Studio album by Gun
- Released: 1 August 1994
- Genre: Hard rock
- Label: A&M

Gun chronology
| Gallus (1992) | Swagger (1994) | 0141 632 6326 (1997) |

= Swagger (Gun album) =

Swagger is the third album by the Scottish rock band Gun. It features their most successful single; their cover of "Word Up!", done in the group's melodic hard rock style, provided a commercial boost to its parent album. Their version earned the band the Best Cover trophy at the first international MTV Europe Music Awards. The track was originally recorded by American funk group Cameo.

The album produced a total of four U.K. Top 40 singles between July 1994 and April 1995: "Word Up!" (#8), "Don't Say It's Over" (#19), "The Only One" (#29), and "Something Worthwhile" (#39). The first track was on the official British singles chart for a total of seven weeks. Swagger has also received mixed to positive critical reviews from various publications such as Allmusic and the music magazine Rock Hard.

Professional ratings
Review scores
| Source | Rating |
| AllMusic |  |
| ARTISTdirect |  |
| Music Week |  |
| Rock Hard | 9.5/10 |
| Select |  |
| Smash Hits |  |

==Production and recording==
The album's release took place after a notable change in the band's line-up, with the group becoming a quartet made up of Mark Rankin (vocalist), Giuliano Gizzi (guitarist), Dante Gizzi (bassist), and Mark Kerr (drummer).

Swagger was produced and engineered by Chris Sheldon. He had previously worked with other English, Irish, and Scottish artists such as the singer-songwriters Hugh Cornwell, Gary Numan, and Roger Waters in the 1980s and 1990s. Nina Schultz took the photographs of the group from which the album's cover was picked.

==Reception and legacy==
In 2005, the album was ranked No. 465 in the German-language book The 500 Greatest Rock & Metal Albums of All Time, which was published by the music magazine Rock Hard. An online article from the publication stated that each and every track on the album could potentially serve as a hit single. A supportive yet mixed review by music critic Tim DiGravina of Allmusic stated that the group "finds it hard to settle on any one style throughout" Swagger while noting the band's "large cult following". The critic also remarked on the similarity of style in some respects to Simple Minds, mentioning how Gun's then drummer, Mark Kerr, is the brother of that other group's vocalist, Jim Kerr.
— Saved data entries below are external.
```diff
@@ -2209,12 +2322,12 @@
     const uint32_t sup_log2 = p.region_log2 + p.rel_log2;
     auto front = [&](auto kernel, auto* offs) {
         hipLaunchKernelGGL(kernel, dim3(p.nblocks), dim3(kTile), 0, s, offs, count, p.tiles_per_block, sup_log2, p.nsup,
-                           c.level1, c.stab, c.gcnt, bias, w.counts, w.stride, w.cap, g.limit);
+                           c.level1, c.stab, c.gcnt, bias, w.counts, w.stride, w.cap, g.limit, fold_args(p, c, true));
     };
     if (route32) front(bin_front_offsets_kernel<uint32_t>, static_cast<const uint32_t*>(local));
     else front(bin_front_offsets_kernel<uint64_t>, static_cast<const uint64_t*>(local));
     bf_mark(mk, s, "bin_front_offsets");
-    hipError_t e = launch_groups_mid(g, p, c, s, mk);
+    hipError_t e = launch_groups_mid(g, p, c, s, mk, true);
     if (e != hipSuccess) return e;
     return launch_apply(g, p, c, bitset_bytes, any_flag, s, mk);
 }
@@ -2247,14 +2360,16 @@
     const uint32_t sup_log2 = p.region_log2 + p.rel_log2;
     hipError_t e = hipMemsetAsync(out8, 1, count, s);
     if (e != hipSuccess) return e;
+    const bool folds = !route32 || kFoldOffsetsKeys32;
     auto front = [&](auto kernel, auto* offs) {
         hipLaunchKernelGGL(kernel, dim3(p.nblocks), dim3(kTile), 0, s, offs, count, p.tiles_per_block, sup_log2, p.nsup,
-                           c.level1, c.level1_key, c.stab, c.gcnt, bias, w.counts, w.stride, w.cap, g.limit, out8);
+                           c.level1, c.level1_key, c.stab, c.gcnt, bias, w.counts, w.stride, w.cap, g.limit, out8,
+                           fold_args(p, c, folds));
     };
     if (route32) front(bin_front_offsets_keys_kernel<uint32_t>, static_cast<const uint32_t*>(local));
     else front(bin_front_offsets_keys_kernel<uint64_t>, static_cast<const uint64_t*>(local));
     bf_mark(mk, s, "bin_front_offsets_keys");
-    if ((e = launch_groups_mid(g, p, c, s, mk)) != hipSuccess) return e;
+    if ((e = launch_groups_mid(g, p, c, s, mk, folds)) != hipSuccess) return e;
     return launch_test(g, p, c, bitset_bytes, out8, s, mk);
 }
 
diff --git a/redis-bloomfilter_amd/csrc/bf_internal.h b/redis-bloomfilter_amd/csrc/bf_internal.h
--- a/redis-bloomfilter_amd/csrc/bf_internal.h
+++ b/redis-bloomfilter_amd/csrc/bf_internal.h
@@ -44,6 +44,11 @@
 
 inline uint64_t align256(uint64_t x) { return (x + 255) & ~(uint64_t)255; }
 
+constexpr uint64_t kScratchHead = 16640;
+inline uint32_t* scratch_ticket(void* scratch) {
+    return reinterpret_cast<uint32_t*>(static_cast<uint8_t*>(scratch) - kScratchHead);
+}
+
 constexpr uint32_t kDirtyShiftBits = 19;
 
 struct BfWindows {
```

Gun's version of "Word Up!" won the Best Cover trophy at the first international MTV Europe Music Awards, with that inaugural event being held on 24 November 1994 at Brandenburg Gate in Berlin, Germany. Said event was hosted by notable singer-songwriter Tom Jones. Gun edged out Wet Wet Wet's take on "Love Is All Around" and the Pet Shop Boys' cover of "Go West" among other songs.

Swagger reached the peak of No. 5 on the official British albums chart, and its release is viewed by many Gun fans as the pinnacle of the band's recording career.

==Track listing==
1. "Stand in Line"
2. "Find My Way"
3. "Word Up!" (originally by Cameo)
4. "Don't Say It's Over"
5. "The Only One"
6. "Something Worthwhile"
7. "Seems Like I'm Losing You"
8. "Crying Over You"
9. "One Reason"
10. "Vicious Heart"

==Charts==

| Chart (1994) | Peak position |
|---|---|
| German Albums (Offizielle Top 100) | 37 |
| Dutch Albums (Album Top 100) | 14 |
| Swedish Albums (Sverigetopplistan) | 17 |
| Swiss Albums (Schweizer Hitparade) | 32 |
| UK Albums (OCC) | 5 |

==Certifications==

| Region | Certification | Certified units/sales |
| United Kingdom (BPI) | Silver | 60,000^{^} |
^{^} Shipments figures based on certification alone.